The wealth of data encapsulated in scientific publications is a well-guarded secret. The recent discussions around Open Access are centered around open access to the articles, and thus little effort is made to build an index, for example, of all the illustrations therein. This is even more astounding in descriptive sciences, such as biological taxonomy, dealing with discovering and describing the world’s biological diversity, where each article includes an average of 7.2 illustrations.
These illustrations are made for the purpose to illustrate and build a comparative corpus of data to describe and identify – by comparing highly standardized illustrations – the world’s species. From a legal point of view, these figures to not qualify as work - something unique, innovative, novel - and thus are not copyrighted and can be re-used. The citation of them is not just science means, but necessary to understand the origin, not only the author but increasingly the specimen and all the data attached to it.
Based on these presumptions, through a daily data extraction workflow, over 172.000 published, scientific illustrations have been deposited to The Biodiversity Literature Repository. Together with articles, more than 200.000 all together. Each deposit includes citation of the source, but more importantly also taxonomic treatments deposited in TreatmentBank, referring to those illustrations.

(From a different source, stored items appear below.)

+                                                   const StripInfo* __restrict__ strips, const CellInfo* __restrict__ cells,
                                                    unsigned* __restrict__ cand, int* __restrict__ cellCount,
-                                                   int iniTh, int minTh, int tileP, int scP) {
+                                                   int iniTh, int minTh, int tileMaxP) {
     extern __shared__ __align__(16) uint8_t lds[];
     const int b = blockIdx.y, per = gridDim.x >> 3;
-    const int cellId = (((blockIdx.x & 7) + b) & 7) * per + (blockIdx.x >> 3);
-    if (cellId >= P.nCellsFrame) return;
+    const int stripId = (((blockIdx.x & 7) + b) & 7) * per + (blockIdx.x >> 3);
+    if (stripId >= P.nStripsFrame) return;
+#ifdef SSLAM_FAST_CYCLES
+    unsigned long long clk[5] = {0, 0, 0, 0, 0}, tPrev = __builtin_readcyclecounter();
+#endif
     const int lane = threadIdx.x;
-    const CellInfo ci = cells[cellId];
-    const LevelInfo& L = P.L[ci.level];
-    const int cw = ci.x1 - ci.x0, ch = ci.y1 - ci.y0;
+    const StripInfo si = strips[stripId];
+    const int sw = si.x1 - si.x0, ch = si.y1 - si.y0, wc = si.wc;
+    const int scP = sw + 1;
     uint8_t* tile = lds;
-    uint8_t* sc = tile + (P.maxCellH + 6) * tileP;
+    uint8_t* sc = tile + (P.maxCellH + 6) * tileMaxP;
     int pitch;
-    const uint8_t* img = level_image(P, pyr, pyrFrame, b, ci.level, pitch);
-    const int ax = (ci.x0 - 3) & ~3, off = (ci.x0 - 3) - ax;
-    const int ndw = (off + cw + 6 + 3) >> 2, th = ch + 6;
+    const uint8_t* img = level_image(P, pyr, pyrFrame, b, si.level, pitch);
+    const int ax = (si.x0 - 3) & ~3, off = (si.x0 - 3) - ax;
+    const int ndw = (off + sw + 6 + 3) >> 2, th = ch + 6;
+    const int tileP = 4 * ndw;
     {
-        const __amdgpu_buffer_rsrc_t rs = __builtin_amdgcn_make_buffer_rsrc((void*)(img + (size_t)(ci.y0 - 3) * pitch + ax), 0, 0x7FFFFFFF, 0x00020000);
-        const int q0 = lane & 15;
-        for (int ry = lane >> 4; ry < th; ry += 4) {
-            const int rowOff = __mul24(ry, pitch);
-            for (int q = q0; q < ndw; q += 16) ((unsigned*)(tile + ry * tileP))[q] = __builtin_amdgcn_raw_buffer_load_b32(rs, rowOff + 4 * q, 0, 0);
+        const __amdgpu_buffer_rsrc_t rs = __builtin_amdgcn_make_buffer_rsrc((void*)(img + (size_t)(si.y0 - 3) * pitch + ax), 0, 0x7FFFFFFF, 0x00020000);
+        const int rstep = (int)((64u * si.smagic) >> FAST_DIV_SHIFT), qstep = 64 - rstep * ndw;
+        int ry = (int)(__umul24((unsigned)lane, si.smagic) >> FAST_DIV_SHIFT), q = lane - __mul24(ry, ndw);
+        const int ndwords = th * ndw;
+        for (int base = 0; base < ndwords; base += 64) {
+            if (ry < th) __builtin_amdgcn_raw_ptr_buffer_load_lds(rs, (__attribute__((address_space(3))) void*)(tile + 4 * base), 4, __mul24(ry, pitch) + 4 * q, 0, 0, 0);
+            ry += rstep; q += qstep;
+            if (q >= ndw) { q -= ndw; ++ry; }
         }
     }
     for (int i = lane; i < (((ch + 2) * scP + 1 + 3) >> 2); i += 64) ((unsigned*)sc)[i] = 0;
     __syncthreads();
-    const unsigned magic = ci.magic;
-    unsigned short* clist = (unsigned short*)(sc + (((P.maxCellH + 2) * scP + 1 + 3) & ~3));
+    FAST_CLK(0);
+    const unsigned magic = si.magic;
+    unsigned short* clist = (unsigned short*)(sc + (((P.maxCellH + 2) * (P.maxStripW + 1) + 1 + 3) & ~3));
     int ncl = 0;
     bool dense = false;
     const int T0 = off + 3;
-    const int gmin = T0 >> 2, ng = ((T0 + cw - 1) >> 2) - gmin + 1;
-    const unsigned gmagic = ci.gmagic;
+    const int gmin = T0 >> 2, ng = ((T0 + sw - 1) >> 2) - gmin + 1;
+    const unsigned gmagic = si.gmagic;
     const int nitems = ch * ng;
     for (int it0 = 0;;) {
         const s16x2 th2 = {(short)minTh, (short)minTh};
@@ -248,7 +263,7 @@
             unsigned flags = 0;
             int py = 0, g = 0;
             if (it < nitems) {
-                py = (int)(__umul24((unsigned)it, gmagic) >> 19);
+                py = (int)(__umul24((unsigned)it, gmagic) >> FAST_DIV_SHIFT);
                 g = gmin + (it - __mul24(py, ng));
                 const int rowN = __mul24(py, tileP);
                 const unsigned* rc = (const unsigned*)(tile + rowN + 3 * tileP) + g;
@@ -271,93 +286,121 @@
                 }
                 flags = (res & 3u) | ((res >> 14) & 12u);
                 const int px0 = 4 * g - T0;
-                flags &= (0xFu << max(0, -px0)) & (0xFu >> max(0, px0 + 4 - cw));
+                flags &= (0xFu << max(0, -px0)) & (0xFu >> max(0, px0 + 4 - sw));
             }
             const int cntf = __popc(flags);
             const int incl = wave_incl_scan(cntf);
             const int tot = __builtin_amdgcn_readlane(incl, 63);
             if (ncl + tot > FAST_LIST_CAP) { dense = true; break; }
             int pos = ncl + incl - cntf;
-            const int ibase = __mul24(py, cw) + 4 * g - T0;
+            const int ibase = __mul24(py, sw) + 4 * g - T0;
 #pragma unroll
             for (int k = 0; k < 4; ++k) if (flags & (1u << k)) clist[pos++] = (unsigned short)(ibase + k);
             ncl += tot;
         }
         __syncthreads();
+        FAST_CLK(1);
         for (int j = lane; j < ncl; j += 64) {
             const int i = clist[j];
-            const int py = (int)(__umul24((unsigned)i, magic) >> 19), px = i - __mul24(py, cw);
+            const int py = (int)(__umul24((unsigned)i, magic) >> FAST_DIV_SHIFT), px = i - __mul24(py, sw);
             const int s = fast_score16(tile + __mul24(py + 3, tileP) + (off + px + 3), tileP, minTh);
             if (s) sc[__mul24(py + 1, scP) + (px + 1)] = (uint8_t)s;
         }
         __syncthreads();
+        FAST_CLK(2);
         if (it0 >= nitems) break;
     }
-    auto keep_code = [&](const uint8_t* c) -> int {
+    auto first_col = [&](int px) -> bool {
+        bool f = px == 0;
+#pragma unroll
+        for (int k = 1; k < FAST_STRIP_K; ++k) f = f || px == k * wc;
+        return f;
+    };
+    auto last_col = [&](int px) -> bool {
+        bool f = false;
+#pragma unroll
+        for (int k = 1; k < FAST_STRIP_K; ++k) f = f || px == k * wc - 1;
+        return f;
+    };
+    auto in_cell = [&](const unsigned long long (&ge)[FAST_STRIP_K], int k) -> unsigned long long {
+        return k == 0 ? (FAST_STRIP_K > 1 ? ~ge[1] : ~0ull) : (k == FAST_STRIP_K - 1 ? ge[k] : ge[k] & ~ge[k + 1]);
+    };
+    auto keep_code = [&](const uint8_t* c, bool first, bool last) -> int {
         const int s = c[0];
         const int n0 = c[-1], n1 = c[1], n2 = c[-scP - 1], n3 = c[-scP], n4 = c[-scP + 1], n5 = c[scP - 1], n6 = c[scP], n7 = c[scP + 1];
-        const int mx = max(max(max(n0, n1), max(n2, n3)), max(max(n4, n5), max(n6, n7)));
+        const int mxL = first ? 0 : max(max(n0, n2), n5), mxR = last ? 0 : max(max(n1, n4), n7);
+        const int mx = max(max(mxL, mxR), max(n3, n6));
         return (s > mx) ? (s >= iniTh ? 2 : 1) : 0;
     };
-    unsigned* out = cand + (size_t)b * P.candFrame + ci.candOff;
-    int cnt20 = 0, n = 0;
-    if (!dense) {
-        for (int j0 = 0; j0 < ncl; j0 += 64) {
-            const int j = j0 + lane;
-            int cde = 0;
-            if (j < ncl) {
-                const int i = clist[j];
-                const int py = (int)(__umul24((unsigned)i, magic) >> 19), px = i - __mul24(py, cw);
-                cde = keep_code(sc + __mul24(py + 1, scP) + (px + 1));
-                clist[j] = (unsigned short)(i | (cde << 13));
-            }
-            cnt20 += __popcll(__ballot(cde == 2));
-        }
-        __syncthreads();
-        const int need = cnt20 > 0 ? 2 : 1;
-        for (int j0 = 0; j0 < ncl; j0 += 64) {
-            const int j = j0 + lane;
-            int e = 0;
-            if (j < ncl) e = clist[j];
-            const bool keep = (e >> 13) >= need;
-            unsigned long long m = __ballot(keep);
-            if (keep) {
-                const int i = e & 0x1FFF;
-                const int py = (int)(__umul24((unsigned)i, magic) >> 19), px = i - __mul24(py, cw);
-                int s = sc[__mul24(py + 1, scP) + (px + 1)];
-                out[n + mbcnt(m)] = ((unsigned)s << 24) | ((unsigned)(ci.y0 + py - MINB) << 12) | (unsigned)(ci.x0 + px - MINB);
-            }
-            n += __popcll(m);
-        }
-    } else {
-        const int npx = __mul24(ch, cw);
-        for (int i0 = 0; i0 < npx; i0 += 64) {
-            const int i = i0 + lane;
-            int cde = 0;
-            if (i < npx) {
-                const int py = (int)(__umul24((unsigned)i, magic) >> 19), px = i - __mul24(py, cw);
-                cde = keep_code(sc + __mul24(py + 1, scP) + (px + 1));
-            }
-            cnt20 += __popcll(__ballot(cde == 2));
-        }
-        const int need = cnt20 > 0 ? 2 : 1;
-        for (int i0 = 0; i0 < npx; i0 += 64) {
-            const int i = i0 + lane;
-            bool keep = false;
-            int py = 0, px = 0;
-            if (i < npx) {
-                py = (int)(__umul24((unsigned)i, magic) >> 19); px = i - __mul24(py, cw);
-                keep = keep_code(sc + __mul24(py + 1, scP) + (px + 1)) >= need;
-            }
-            unsigned long long m = __ballot(keep);
-            if (keep) {
-                int s = sc[__mul24(py + 1, scP) + (px + 1)];
-                out[n + mbcnt(m)] = ((unsigned)s << 24) | ((unsigned)(ci.y0 + py - MINB) << 12) | (unsigned)(ci.x0 + px - MINB);
-            }
-            n += __popcll(m);
-        }
-    }
-    if (lane == 0) cellCount[(size_t)b * P.nCellsFrame + cellId] = n;
+    const int nvis = dense ? __mul24(ch, sw) : ncl;
+    int cnt20[FAST_STRIP_K], n[FAST_STRIP_K], co[FAST_STRIP_K];
+#pragma unroll
+    for (int k = 0; k < FAST_STRIP_K; ++k) { cnt20[k] = 0; n[k] = 0; co[k] = k < si.nc ? cells[si.cellBeg + k].candOff : 0; }
+    for (int j0 = 0; j0 < nvis; j0 += 64) {
+        const int j = j0 + lane;
+        int cde = 0, px = 0;
+        if (j < nvis) {
+            const int i = dense ? j : (int)clist[j];
+            const int py = (int)(__umul24((unsigned)i, magic) >> FAST_DIV_SHIFT);
+            px = i - __mul24(py, sw);
+            cde = keep_code(sc + __mul24(py + 1, scP) + (px + 1), first_col(px), last_col(px));
+            if (!dense) clist[j] = (unsigned short)(i | (cde << FAST_IDX_BITS));
+        }
+        const unsigned long long m2 = __ballot(cde == 2);
+        unsigned long long ge[FAST_STRIP_K] = {};
+#pragma unroll
+        for (int k = 1; k < FAST_STRIP_K; ++k) ge[k] = __ballot(px >= k * wc);
+#pragma unroll
+        for (int k = 0; k < FAST_STRIP_K; ++k) cnt20[k] += __popcll(m2 & in_cell(ge, k));
+    }
+    __syncthreads();
+    FAST_CLK(3);
+    unsigned* out = cand + (size_t)b * P.candFrame;
+    for (int j0 = 0; j0 < nvis; j0 += 64) {
+        const int j = j0 + lane;
+        int cde = 0, py = 0, px = 0;
+        if (j < nvis) {
+            if (dense) {
+                py = (int)(__umul24((unsigned)j, magic) >> FAST_DIV_SHIFT); px = j - __mul24(py, sw);
+                cde = keep_code(sc + __mul24(py + 1, scP) + (px + 1), first_col(px), last_col(px));
+            } else {
+                const int e = clist[j], i = e & ((1 << FAST_IDX_BITS) - 1);
+                cde = e >> FAST_IDX_BITS;
+                py = (int)(__umul24((unsigned)i, magic) >> FAST_DIV_SHIFT); px = i - __mul24(py, sw);
+            }
+        }
+        const unsigned long long m2 = __ballot(cde == 2), m1 = __ballot(cde >= 1);
+        unsigned long long ge[FAST_STRIP_K] = {};
+#pragma unroll
+        for (int k = 1; k < FAST_STRIP_K; ++k) ge[k] = __ballot(px >= k * wc);
+        int pos = 0;
+        unsigned long long any = 0;
+#pragma unroll
+        for (int k = 0; k < FAST_STRIP_K; ++k) {
+            const unsigned long long m = (cnt20[k] > 0 ? m2 : m1) & in_cell(ge, k);
+            const int at = co[k] + n[k] + mbcnt(m);
+            if (__builtin_amdgcn_inverse_ballot_w64(m)) pos = at;
+            n[k] += __popcll(m);
+            any |= m;
+        }
+        if (__builtin_amdgcn_inverse_ballot_w64(any)) {
+            const int s = sc[__mul24(py + 1, scP) + (px + 1)];
+            out[pos] = ((unsigned)s << 24) | ((unsigned)(si.y0 + py - MINB) << 12) | (unsigned)(si.x0 + px - MINB);
+        }
+    }
+    if (lane < si.nc) {
+        int nk = n[0];
+#pragma unroll
+        for (int k = 1; k < FAST_STRIP_K; ++k) nk = lane == k ? n[k] : nk;
+        cellCount[(size_t)b * P.nCellsFrame + si.cellBeg + lane] = nk;
+    }
+#ifdef SSLAM_FAST_CYCLES
+    FAST_CLK(4);
+    if (lane == 0) {
+        for (int k = 0; k < 5; ++k) atomicAdd(&g_fastCycles[k], clk[k]);
+        atomicAdd(&g_fastCycles[5], 1ull);
+    }
+#endif
 }
 
 struct OctLds {
@@ -838,8 +881,9 @@
     Plan plan;
     const uint8_t* lastImg0 = nullptr; size_t lastImg0Pitch = 0, lastImg0Stride = 0; bool lastInPlace = false;
     std::vector<CellInfo> cells;
+    std::vector<StripInfo> strips;
     std::vector<short> tabs;
-    DevBuf dCells, dTabs, dPyr, dCellCount, dCand, dBufA, dBufB, dSel, dSelCount;
+    DevBuf dCells, dStrips, dTabs, dPyr, dCellCount, dCand, dBufA, dBufB, dSel, dSelCount;
     DevBuf dImg, dKp, dDesc, dCounts;
     HostPinned hImg, hOut;
     int wsFrames = 0;
@@ -998,11 +1042,16 @@
     }
     P.pyrFrame = (off + 16 + 255) & ~(size_t)255;
     P.nCellsFrame = (int)o->cells.size();
+    if (!sslam_fast::fast_build_strips(o->cells.data(), (int)o->cells.size(), o->strips)) { set_error("image size %dx%d: a FAST cell is larger than k_fast_cells' index range", w, h); return SSLAM_ERR_UNSUPPORTED; }
+    P.nStripsFrame = (int)o->strips.size();
+    for (const StripInfo& s : o->strips) P.maxStripW = std::max(P.maxStripW, s.x1 - s.x0);
     P.candFrame = std::max(candOff, 1);
     P.selFrame = selOff;
     if (o->dCells.ensure(std::max<size_t>(o->cells.size(), 1) * sizeof(CellInfo)) != SSLAM_OK) return SSLAM_ERR_HIP;
+    if (o->dStrips.ensure(std::max<size_t>(o->strips.size(), 1) * sizeof(StripInfo)) != SSLAM_OK) return SSLAM_ERR_HIP;
     if (o->dTabs.ensure(std::max<size_t>(o->tabs.size(), 1) * sizeof(short)) != SSLAM_OK) return SSLAM_ERR_HIP;
     if (!o->cells.empty()) SSLAM_HIP(hipMemcpy(o->dCells.p, o->cells.data(), o->cells.size() * sizeof(CellInfo), hipMemcpyHostToDevice));
+    if (!o->strips.empty()) SSLAM_HIP(hipMemcpy(o->dStrips.p, o->strips.data(), o->strips.size() * sizeof(StripInfo), hipMemcpyHostToDevice));
     if (!o->tabs.empty()) SSLAM_HIP(hipMemcpy(o->dTabs.p, o->tabs.data(), o->tabs.size() * sizeof(short), hipMemcpyHostToDevice));
     o->planW = w; o->planH = h;
     o->wsFrames = 0;
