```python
class OptState(C.Structure):
    _fields_ = [('B', i32), ('T', i32), ('P', i32), ('max_iters', i32)] + [(k, vp) for k in _OPT_PTRS] + [('smpl_ws_bytes', sz), ('porder', vp), ('psort', vp), ('pbox', vp)]

# ... 128 lines not shown
```

### interdiff_amd/csrc/denoiser.hip

```cpp
#include "common.h"
#include "gemm.h"
#include "ffn.h"
#include "ffn_h2.h"
#include "tail_h2.h"
#include "attn_h2.h"

static inline int idf_launch_layer_ffn(hipStream_t s, const idf_mdm_layer &ly, const float *ar, const int32_t *tune, const float *x2, int M, float *parts) {
    int rows = idf_ffn::ffn_rows_of_tune(tune[IDF_TUNE_FFN]);
    if (tune[IDF_TUNE_FFN_MATH] != 0 && ly.ffn_pack_h2 != 0) {
        const int rc = idf_ffn_h2::launch_ffn_h2(s, x2, M, ar + ly.ffn_pack_h2, ar + ly.ffn_b1p, ar + ly.ff2_b, parts, rows ? rows : idf_ffn::ffn_tile_for_rows(M), tune[IDF_TUNE_MISC] == 2 ? 1 : (tune[IDF_TUNE_MISC] == 3 ? 2 : (tune[IDF_TUNE_MISC] == 6 ? 3 : (tune[IDF_TUNE_MISC] == 10 ? 4 : 0))));
        if (rc != IDF_NOT_EXCLUSIVE) return rc;
    }
    idf_ffn::launch_ffn(s, x2, M, ar + ly.ffn_pack, ar + ly.ffn_b1p, ar + ly.ff2_b, parts, rows);
    return IDF_OK;
}
#include <float.h>
#ifndef IDF_LDS_STRIDE_SET
#define IDF_LDS_STRIDE_SET 5
#endif

#ifndef IDF_AT_STAMP
#define IDF_AT_STAMP(i) do { } while (0)
#endif
#ifndef IDF_RB_STAMP
// ... 1793 lines not shown
            run_heads_post(tune[IDF_TUNE_GEMM_HEADS], s, g, u_np);
        } else {
            run_gemm_ln<E_HEADS>(pick(tune[IDF_TUNE_GEMM_HEADS], CFG_HEADS), s, g, u_np);
        }
    }
    idf_prof_mark(-1, s);
    IDF_CHECK_LAUNCH();
    return IDF_OK;
}
int mdm_forward_impl(const idf_mdm_weights *w, const float *memctx, const float *x, const int64_t *ts, int32_t B, int32_t T, float *x0,
                     void *ws, size_t ws_bytes, void *stream, const StepPost &post, int32_t flags = 0) {
    if (!w || w->mem_len < 0 || w->mem_len > MEMX) return IDF_E_INVAL;
    return idf_mem_len(w) == MEM ? mdm_forward_impl_t<MEM>(w, memctx, x, ts, B, T, x0, ws, ws_bytes, stream, post, flags)
                                 : mdm_forward_impl_t<MEMX>(w, memctx, x, ts, B, T, x0, ws, ws_bytes, stream, post, flags);
}
}

extern "C" int interdiff_mdm_forward(const idf_mdm_weights *w, const float *memctx, const float *x, const int64_t *ts,
                                     int32_t B, int32_t T, float *x0, void *ws, size_t ws_bytes, void *stream) {
    if (!x0) return IDF_E_INVAL;
    return mdm_forward_impl(w, memctx, x, ts, B, T, x0, ws, ws_bytes, stream, StepPost{});
}

extern "C" int interdiff_mdm_forward_step(const idf_mdm_weights *w, const float *memctx, float *x, int64_t *ts, int32_t B, int32_t T,
                                          const float *gt, const uint8_t *mask, const float *table, int64_t *state, void *ws,
                                          size_t ws_bytes, void *stream) {
    if (!x || !ts || !table || !state || (mask && !gt) || T <= 0) return IDF_E_INVAL;
    if (!(T & 3) && ((reinterpret_cast<uintptr_t>(x) | reinterpret_cast<uintptr_t>(gt)) & 15 || (reinterpret_cast<uintptr_t>(mask) & 3))) return IDF_E_INVAL;
    if ((reinterpret_cast<uintptr_t>(x) | reinterpret_cast<uintptr_t>(gt)) & 3) return IDF_E_INVAL;
    if (!w || w->layer[0].is_qan) return IDF_E_INVAL;
    return mdm_forward_impl(w, memctx, x, ts, B, T, nullptr, ws, ws_bytes, stream, StepPost{x, gt, mask, table, state, ts});
}

extern "C" int interdiff_mdm_forward_step_ex(const idf_mdm_weights *w, const float *memctx, float *x, int64_t *ts, int32_t B, int32_t T,
                                             const float *gt, const uint8_t *mask, const float *table, int64_t *state, void *ws,
                                             size_t ws_bytes, int32_t flags, void *stream) {
    if (!x || !ts || !table || !state || (mask && !gt) || T <= 0 || (flags & ~(IDF_STEP_EMBED_READY | IDF_STEP_EMBED_NEXT))) return IDF_E_INVAL;
    if (!(T & 3) && ((reinterpret_cast<uintptr_t>(x) | reinterpret_cast<uintptr_t>(gt)) & 15 || (reinterpret_cast<uintptr_t>(mask) & 3))) return IDF_E_INVAL;
    if ((reinterpret_cast<uintptr_t>(x) | reinterpret_cast<uintptr_t>(gt)) & 3) return IDF_E_INVAL;
    if (!w || w->layer[0].is_qan) return IDF_E_INVAL;
    return mdm_forward_impl(w, memctx, x, ts, B, T, nullptr, ws, ws_bytes, stream, StepPost{x, gt, mask, table, state, ts}, flags);
}

extern "C" int interdiff_mdm_step_chaining(const idf_mdm_weights *w) {
    return w && w->tune[IDF_TUNE_FFN_MATH] != 0 && w->out_w_h2 != 0 && w->in_w_h2 != 0 && w->C == idf_tail_h2::CW && w->tail_h2_ok != 0 &&
                   idf_tail_h2::tail_exclusive_ok(false) && idf_tail_h2::tail_exclusive_ok(true) ? 1 : 0;
}

extern "C" int interdiff_debug_deny_exclusive(const char *patterns) {
    idf_excl_set_deny(patterns);
    return IDF_OK;
}

extern "C" int interdiff_exclusive_cu_report(char *buf, int32_t cap) {
    if (!buf || cap <= 0) return IDF_E_INVAL;
    {
        static idf_excl_cache c[7];
        using namespace idf_ffn_h2;
        idf_exclusive_cu(reinterpret_cast<const void *>(&ffn_h2_kernel<1, FFN_H2_SLOTS, 0>), "ffn_h2_kernel<16 rows>", NT, c[0]);
        idf_exclusive_cu(reinterpret_cast<const void *>(&ffn_h2_kernel<2, FFN_H2_SLOTS, 0>), "ffn_h2_kernel<32 rows>", NT, c[1]);
        idf_exclusive_cu(reinterpret_cast<const void *>(&ffn_h2_kernel<2, FFN_H2_SLOTS, 0, 8>), "ffn_h2_kernel<32 rows, loader waves>", NT + 512, c[6]);
        idf_exclusive_cu(reinterpret_cast<const void *>(&ffn_h2_kernel<4, 2, 0>), "ffn_h2_kernel<64 rows>", NT, c[2]);
        idf_exclusive_cu(reinterpret_cast<const void *>(&ln_linear_h2_kernel<1, false, IDF_QKV_LOADER_WAVES>), "ln_linear_h2_kernel<1 slab>", NT + 64 * IDF_QKV_LOADER_WAVES, c[3]);
        idf_exclusive_cu(reinterpret_cast<const void *>(&ln_linear_h2_kernel<IDF_FFN_SLICES, false, IDF_QKV_LOADER_WAVES>), "ln_linear_h2_kernel<5 slabs>", NT + 64 * IDF_QKV_LOADER_WAVES, c[4]);
        idf_exclusive_cu(reinterpret_cast<const void *>(&idf_attn_h2::self_attn_h2_kernel<0, false>), "self_attn_h2_kernel", idf_attn_h2::NTH, c[5]);
    }
    qkv_planes_ok(1, 1, 16);
    qkv_planes_ok(NSL, 1, 16);
    rb_h2_qan_dyn<MEM>();
    rb_h2_std_dyn<MEM>();
    rb_h2_qan_dyn<MEMX>();
    rb_h2_std_dyn<MEMX>();
    rb8_qan_dyn<MEM, 16>();
    rb8_std_dyn<MEM, 16>();
    rb8_qan_dyn<MEM, 8>();
    rb8_std_dyn<MEM, 8>();
    rb8_qan_dyn<MEMX, 16>();
    rb8_std_dyn<MEMX, 16>();
    rb8_qan_dyn<MEMX, 8>();
    rb8_std_dyn<MEMX, 8>();
    idf_tail_h2::tail_exclusive_ok(false);
    idf_tail_h2::tail_exclusive_ok(true);
    return idf_excl_report(buf, cap);
}
```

These deposits represent over 50% of all the deposits in Zenodo, in which the Biodiversity Literature Repository is one of their communities. At the same time, the occupy only 1.2% of the physical space of Zenodo. This calls for a rapid expansion of the process to add more data.
The value of Zenodo is its robustness, speed of service, standardization, minting of persistent identifiers (i.e. DataCite DOIs), the emphasis on adding related items, machine upload, the export in various formats and sustainability. This allows, and necessitates, building applications on top of it.